> [Problem to work on] Where in the listing does the word "total" appear? Report each line that holds it.

== Segment start ==

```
int build_query_tables_device(uvaia_gpu_ctx *c, const uvaia_gpu_query *q, const uvaia_gpu_tuning &tn, int lo, int hi)
{
#define OPENCHK(call) HIP_TRY(call, return fail(nullptr, code_, "%s failed: %s", #call, hipGetErrorString(e_)))
#define QALLOC(ptr, n, zero) do { const int rc_ = qprep_alloc(&(ptr), (n), (zero), s); if (rc_) return rc_; } while (0)
  hipStream_t s = c->stream;
  const int Wp = c->W4 * 4, nq = c->nq;
  const size_t row_words = (size_t)Wp * c->NQ;
  QprepScratch tmp;
#define TALLOC(ptr, n, zero) do { const int rc_ = qprep_alloc(&(ptr), (n), (zero), s); if (rc_) return rc_; tmp.p.push_back(ptr); } while (0)

  QALLOC(c->d_qp, (size_t)c->nq_pad * row_words, true);
  c->qtab[0] = {c->d_qp, (size_t)c->nq_pad * row_words * 4};
  unsigned long long *d_bad = nullptr;
  TALLOC(d_bad, 1, false);
  OPENCHK(hipMemsetAsync(d_bad, 0xFF, sizeof(unsigned long long), s));
  for (int done = 0, k = 0; done < nq; done += PACK_CHUNK, k ^= 1) {
    const int m = std::min(PACK_CHUNK, nq - done);
    if (c->stage_busy[k]) { OPENCHK(hipEventSynchronize(c->stage_free[k])); c->stage_busy[k] = false; }
    uint8_t *hs = c->h_stage + (size_t)k * PACK_CHUNK * c->pitch, *ds = c->d_stage + (size_t)k * PACK_CHUNK * c->pitch;
    parallel_for(m, [&](int i) { memcpy(hs + (size_t)i * c->pitch, q->seq[done + i], (size_t)c->nchar); });
    OPENCHK(hipMemcpyAsync(ds, hs, (size_t)m * c->pitch, hipMemcpyHostToDevice, s));
    dim3 grid((unsigned)m, (unsigned)((Wp + 127) / 128));
    if (c->acgt) hipLaunchKernelGGL((qprep_pack_rows_kernel<true>), grid, dim3(128), 0, s, ds, c->pitch, m, done, c->nchar, lo, hi, c->d_pmask, Wp, c->d_qp, d_bad);
    else         hipLaunchKernelGGL((qprep_pack_rows_kernel<false>), grid, dim3(128), 0, s, ds, c->pitch, m, done, c->nchar, lo, hi, c->d_pmask, Wp, c->d_qp, d_bad);
    OPENCHK(hipGetLastError());
    OPENCHK(hipEventRecord(c->stage_free[k], s)); c->stage_busy[k] = true;
  }
  QALLOC(c->d_amb_q, (size_t)nq * AMB_STRIDE, true);
  c->qtab[2] = {c->d_amb_q, (size_t)nq * AMB_STRIDE * sizeof(int)};
  if (!c->acgt) {
    QALLOC(c->d_qp2, (size_t)c->nq_pad * Wp * 4, true);
    c->qtab[1] = {c->d_qp2, (size_t)c->nq_pad * Wp * 4 * 4};
    hipLaunchKernelGGL(qprep_recode_kernel, dim3((unsigned)nq), dim3(64), 0, s, c->d_qp, Wp, c->d_qp2, c->d_amb_q);
    OPENCHK(hipGetLastError());
  }
  const int n_shares = std::max(1, std::min(64, nq / 32)), per_share = (nq + n_shares - 1) / n_shares;
  uint32_t *d_acc = nullptr; int *d_cnt = nullptr;
  TALLOC(d_acc, (size_t)Wp * 5, true);
  QALLOC(c->d_cls, (size_t)Wp * 4, true);
  QALLOC(c->d_rmask, (size_t)Wp, true);
  c->qtab[3] = {c->d_cls, (size_t)Wp * 4 * 4}; c->qtab[4] = {c->d_rmask, (size_t)Wp * 4};
  {
    dim3 grid((unsigned)((Wp + 63) / 64), (unsigned)n_shares);
    if (c->acgt) hipLaunchKernelGGL((qprep_classes_kernel<true>), grid, dim3(64), 0, s, c->d_qp, nq, Wp, per_share, d_acc);
    else         hipLaunchKernelGGL((qprep_classes_kernel<false>), grid, dim3(64), 0, s, c->d_qp, nq, Wp, per_share, d_acc);
    hipLaunchKernelGGL(qprep_classes_finish_kernel, dim3((unsigned)((Wp + 63) / 64)), dim3(64), 0, s, d_acc, Wp, c->d_cls);
    OPENCHK(hipGetLastError());
  }
  c->rare_max = tn.rare_max > 0 ? tn.rare_max : tn.rare_max < 0 ? 0 : (nq < 64 ? 0 : std::min(64, std::max(4, nq / 64)));
  if (c->fullscan || c->scan_variant != 2) c->rare_max = 0;
  if (c->rare_max > 0) {
    TALLOC(d_cnt, (size_t)Wp * 32 * 4, true);
    dim3 grid((unsigned)((Wp * 32 + 63) / 64), (unsigned)n_shares);
    if (c->acgt) hipLaunchKernelGGL((qprep_rare_count_kernel<true>), grid, dim3(64), 0, s, c->d_qp, nq, Wp, per_share, c->d_cls, d_cnt);
    else         hipLaunchKernelGGL((qprep_rare_count_kernel<false>), grid, dim3(64), 0, s, c->d_qp, nq, Wp, per_share, c->d_cls, d_cnt);
    hipLaunchKernelGGL(qprep_rare_finish_kernel, dim3((unsigned)((Wp * 32 + 63) / 64)), dim3(64), 0, s, d_cnt, Wp, c->rare_max, c->d_cls, c->d_rmask);
    OPENCHK(hipGetLastError());
  }
  std::vector<uint32_t> cls((size_t)Wp * 4), rmask((size_t)Wp);
  unsigned long long bad = ~0ull;
  OPENCHK(hipMemcpyAsync(cls.data(), c->d_cls, cls.size() * 4, hipMemcpyDeviceToHost, s));
  OPENCHK(hipMemcpyAsync(rmask.data(), c->d_rmask, rmask.size() * 4, hipMemcpyDeviceToHost, s));
  OPENCHK(hipMemcpyAsync(&bad, d_bad, sizeof bad, hipMemcpyDeviceToHost, s));
  OPENCHK(hipStreamSynchronize(s));
  c->stage_busy[0] = c->stage_busy[1] = false;
  if (bad != ~0ull) return fail(nullptr, UVAIA_GPU_EALPHABET, "query %d holds byte 0x%02x outside the supported alphabet", (int)(bad >> 40), (unsigned)(bad & 0xFFu));
  std::vector<int> cols_p, cols_r;
  for (int w = 0; w < Wp; w++) {
    for (uint32_t m = cls[(size_t)w * 4 + 3]; m; m &= m - 1) cols_p.push_back(w * 32 + __builtin_ctz(m));
    for (uint32_t m = rmask[(size_t)w]; m; m &= m - 1) cols_r.push_back(w * 32 + __builtin_ctz(m));
  }
  c->NP = (int)cols_p.size(); c->NR = (int)cols_r.size();
  c->NP4 = ((c->NP + 31) / 32 + 3) / 4;
  c->NR4 = ((c->NR + 31) / 32 + 3) / 4;
  if (c->scan_variant == 2 && (size_t)c->NP4 * 128 + (size_t)c->NR4 * 128 > SCAN3_BIAS - 256) c->scan_variant = 0;
  {
    int split[15];
    for (int v = 0; v <= 4; v++) split[v] = (int)((long long)c->W4 * v / 4);
    for (int v = 0; v <= 4; v++) {
      int nd = 0, nr = 0;
      for (int w = 0; w < split[v] * 4; w++) { nd += __builtin_popcount(cls[(size_t)w * 4 + 3]); nr += __builtin_popcount(rmask[(size_t)w]); }
      split[5 + v] = nd; split[10 + v] = nr;
    }
    QALLOC(c->d_split, 15, false);
    OPENCHK(hipMemcpyAsync(c->d_split, split, sizeof split, hipMemcpyHostToDevice, s));
    OPENCHK(hipStreamSynchronize(s));
    c->qtab[9] = {c->d_split, sizeof split};
  }
  const size_t prow = (size_t)std::max(c->NP4, 1) * 16;
  QALLOC(c->d_qpl, (size_t)c->nq_pad * prow, true);
  QALLOC(c->d_qrare, (size_t)nq * std::max(c->NR4, 1) * 12, true);
  c->qtab[5] = {c->d_qpl, (size_t)c->nq_pad * prow * 4}; c->qtab[6] = {c->d_qrare, (size_t)nq * std::max(c->NR4, 1) * 12 * 4};
  int *d_cols = nullptr; uint32_t *d_qmin = nullptr;
  TALLOC(d_cols, cols_p.size() + cols_r.size(), false);
  TALLOC(d_qmin, (size_t)nq * std::max(c->NR4, 1) * 12, true);
  if (!cols_p.empty()) OPENCHK(hipMemcpyAsync(d_cols, cols_p.data(), cols_p.size() * sizeof(int), hipMemcpyHostToDevice, s));
  if (!cols_r.empty()) OPENCHK(hipMemcpyAsync(d_cols + cols_p.size(), cols_r.data(), cols_r.size() * sizeof(int), hipMemcpyHostToDevice, s));
  if (c->NP4 > 0) {
    dim3 grid((unsigned)nq, (unsigned)((c->NP4 * 4 + 63) / 64));
    if (c->acgt) hipLaunchKernelGGL((qprep_compress_kernel<true, false>), grid, dim3(64), 0, s, c->d_qp, nq, Wp, d_cols, c->NP, c->NP4 * 4, c->d_cls, c->d_qpl, prow, (uint32_t *)nullptr);
    else         hipLaunchKernelGGL((qprep_compress_kernel<false, false>), grid, dim3(64), 0, s, c->d_qp, nq, Wp, d_cols, c->NP, c->NP4 * 4, c->d_cls, c->d_qpl, prow, (uint32_t *)nullptr);
    OPENCHK(hipGetLastError());
  }
  if (c->NR4 > 0) {
    dim3 grid((unsigned)nq, (unsigned)((c->NR4 * 4 + 63) / 64));
    if (c->acgt) hipLaunchKernelGGL((qprep_compress_kernel<true, true>), grid, dim3(64), 0, s, c->d_qp, nq, Wp, d_cols + cols_p.size(), c->NR, c->NR4 * 4, c->d_cls, c->d_qrare, (size_t)0, d_qmin);
    else         hipLaunchKernelGGL((qprep_compress_kernel<false, true>), grid, dim3(64), 0, s, c->d_qp, nq, Wp, d_cols + cols_p.size(), c->NR, c->NR4 * 4, c->d_cls, c->d_qrare, (size_t)0, d_qmin);
    OPENCHK(hipGetLastError());
  }
  const int NWs = c->scan_NW, QS = 64, n_st = c->nq_pad / QS, NX = c->W4 + c->NR4;
  const uint32_t row_b = 256u * (uint32_t)c->scan_R;
  uint8_t *d_kind = nullptr; int *d_need = nullptr, *d_len = nullptr, *d_cost = nullptr;
  TALLOC(d_kind, (size_t)nq * c->W4, false);
  TALLOC(d_need, (size_t)c->W4, true);
  TALLOC(d_len, (size_t)n_st * NX, false);
  TALLOC(d_cost, (size_t)n_st * NX, false);
  {
    dim3 grid((unsigned)nq, (unsigned)((c->W4 + 63) / 64));
    if (c->acgt) hipLaunchKernelGGL((qprep_kinds_kernel<true>), grid, dim3(64), 0, s, c->d_qp, nq, Wp, c->d_cls, d_kind, d_need);
    else         hipLaunchKernelGGL((qprep_kinds_kernel<false>), grid, dim3(64), 0, s, c->d_qp, nq, Wp, c->d_cls, d_kind, d_need);
    hipLaunchKernelGGL(qprep_stream_sizes_kernel, dim3((unsigned)NX, (unsigned)n_st), dim3(64), 0, s, d_kind, d_qmin, nq, c->W4, c->NR4, d_len, d_cost);
    OPENCHK(hipGetLastError());
  }
  std::vector<int> need((size_t)c->W4), len((size_t)n_st * NX), cost((size_t)n_st * NX);
  OPENCHK(hipMemcpyAsync(need.data(), d_need, need.size() * sizeof(int), hipMemcpyDeviceToHost, s));
  OPENCHK(hipMemcpyAsync(len.data(), d_len, len.size() * sizeof(int), hipMemcpyDeviceToHost, s));
  OPENCHK(hipMemcpyAsync(cost.data(), d_cost, cost.size() * sizeof(int), hipMemcpyDeviceToHost, s));
  OPENCHK(hipStreamSynchronize(s));
  for (int g = 0; g < c->W4; g++) { c->need_e_groups += (need[(size_t)g] & 1) != 0; c->need_v_groups += (need[(size_t)g] & 2) != 0; c->need_g_groups += (need[(size_t)g] & 4) != 0; }
  if (c->replay_lq < 0) c->replay_lq = (nq < 256) ? 1 : 0;
  std::vector<long long> at((size_t)n_st * (NX + 1), 0);
  std::vector<uint32_t> sdir((size_t)n_st * 4 * NWs, 0u);
  std::vector<uint8_t> rare_group_used((size_t)std::max(c->NR4, 1), 0);
  size_t total = 0;
  struct Rec { size_t at; uint32_t cost; };
  auto shares = [NWs](const std::vector<Rec> &r, size_t base, size_t end_at, uint32_t *dir) {
    uint64_t tot = 0;
    for (const Rec &x : r) tot += x.cost;
    size_t i = 0; uint64_t done = 0;
    for (int w = 0; w < NWs; w++) {
      const size_t i0 = i;
      const uint64_t goal = tot * (uint64_t)(w + 1) / (uint64_t)NWs;
      while (i < r.size() && (w == NWs - 1 || done + r[i].cost / 2 < goal)) { done += r[i].cost; i++; }
      dir[2 * w] = (uint32_t)(base + (i0 < r.size() ? r[i0].at : end_at));
      dir[2 * w + 1] = (uint32_t)(i - i0);
    }
  };
  for (int st = 0; st < n_st; st++) {
    const size_t base = total;
    size_t pos = 0;
    std::vector<Rec> rec, rare;
    for (int x = 0; x < c->W4; x++) { const int L = len[(size_t)st * NX + x]; if (!L) continue; at[(size_t)st * (NX + 1) + x] = (long long)(base + pos); rec.push_back({pos, (uint32_t)cost[(size_t)st * NX + x]}); pos += (size_t)L; }
    const size_t groups_end = pos;
    at[(size_t)st * (NX + 1) + NX] = (long long)(base + pos); pos += 8;
    for (int x = c->W4; x < NX; x++) { const int L = len[(size_t)st * NX + x]; if (!L) continue; at[(size_t)st * (NX + 1) + x] = (long long)(base + pos); rare.push_back({pos, (uint32_t)cost[(size_t)st * NX + x]}); pos += (size_t)L; rare_group_used[(size_t)(x - c->W4)] = 1; }
    shares(rec, base, groups_end, &sdir[(size_t)st * 4 * NWs]);
    shares(rare, base, pos - 8, &sdir[(size_t)st * 4 * NWs + 2 * NWs]);
    total += pos;
  }
  for (uint8_t u : rare_group_used) c->need_r_groups += u;
  if (total + 64 > 0xFFFFFFFFull) return fail(nullptr, UVAIA_GPU_EINVAL, "item streams of %zu dwords", total);
  long long *d_at = nullptr;
  TALLOC(d_at, at.size(), false);
  QALLOC(c->d_stream, total + 64, true);
  QALLOC(c->d_sdir, sdir.size(), false);
  c->qtab[7] = {c->d_stream, (total + 64) * 4}; c->qtab[8] = {c->d_sdir, sdir.size() * 4};
  OPENCHK(hipMemcpyAsync(d_at, at.data(), at.size() * sizeof(long long), hipMemcpyHostToDevice, s));
  OPENCHK(hipMemcpyAsync(c->d_sdir, sdir.data(), sdir.size() * 4, hipMemcpyHostToDevice, s));
  {
    dim3 grid((unsigned)(NX + 1), (unsigned)n_st);
    if (c->acgt) hipLaunchKernelGGL((qprep_stream_fill_kernel<true>), grid, dim3(64), 0, s, c->d_qp, d_kind, d_qmin, c->d_cls, nq, Wp, c->NP4, c->NR4, d_len, d_at, row_b, c->d_stream);
    else         hipLaunchKernelGGL((qprep_stream_fill_kernel<false>), grid, dim3(64), 0, s, c->d_qp, d_kind, d_qmin, c->d_cls, nq, Wp, c->NP4, c->NR4, d_len, d_at, row_b, c->d_stream);
    OPENCHK(hipGetLastError());
  }
  OPENCHK(hipStreamSynchronize(s));
  return 0;
#undef TALLOC
#undef QALLOC
#undef OPENCHK
}

}
```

== Segment end ==

> [Answer area]
  size_t total = 0;
    const size_t base = total;
    total += pos;
  if (total + 64 > 0xFFFFFFFFull) return fail(nullptr, UVAIA_GPU_EINVAL, "item streams of %zu dwords", total);
  QALLOC(c->d_stream, total + 64, true);
  c->qtab[7] = {c->d_stream, (total + 64) * 4}; c->qtab[8] = {c->d_sdir, sdir.size() * 4};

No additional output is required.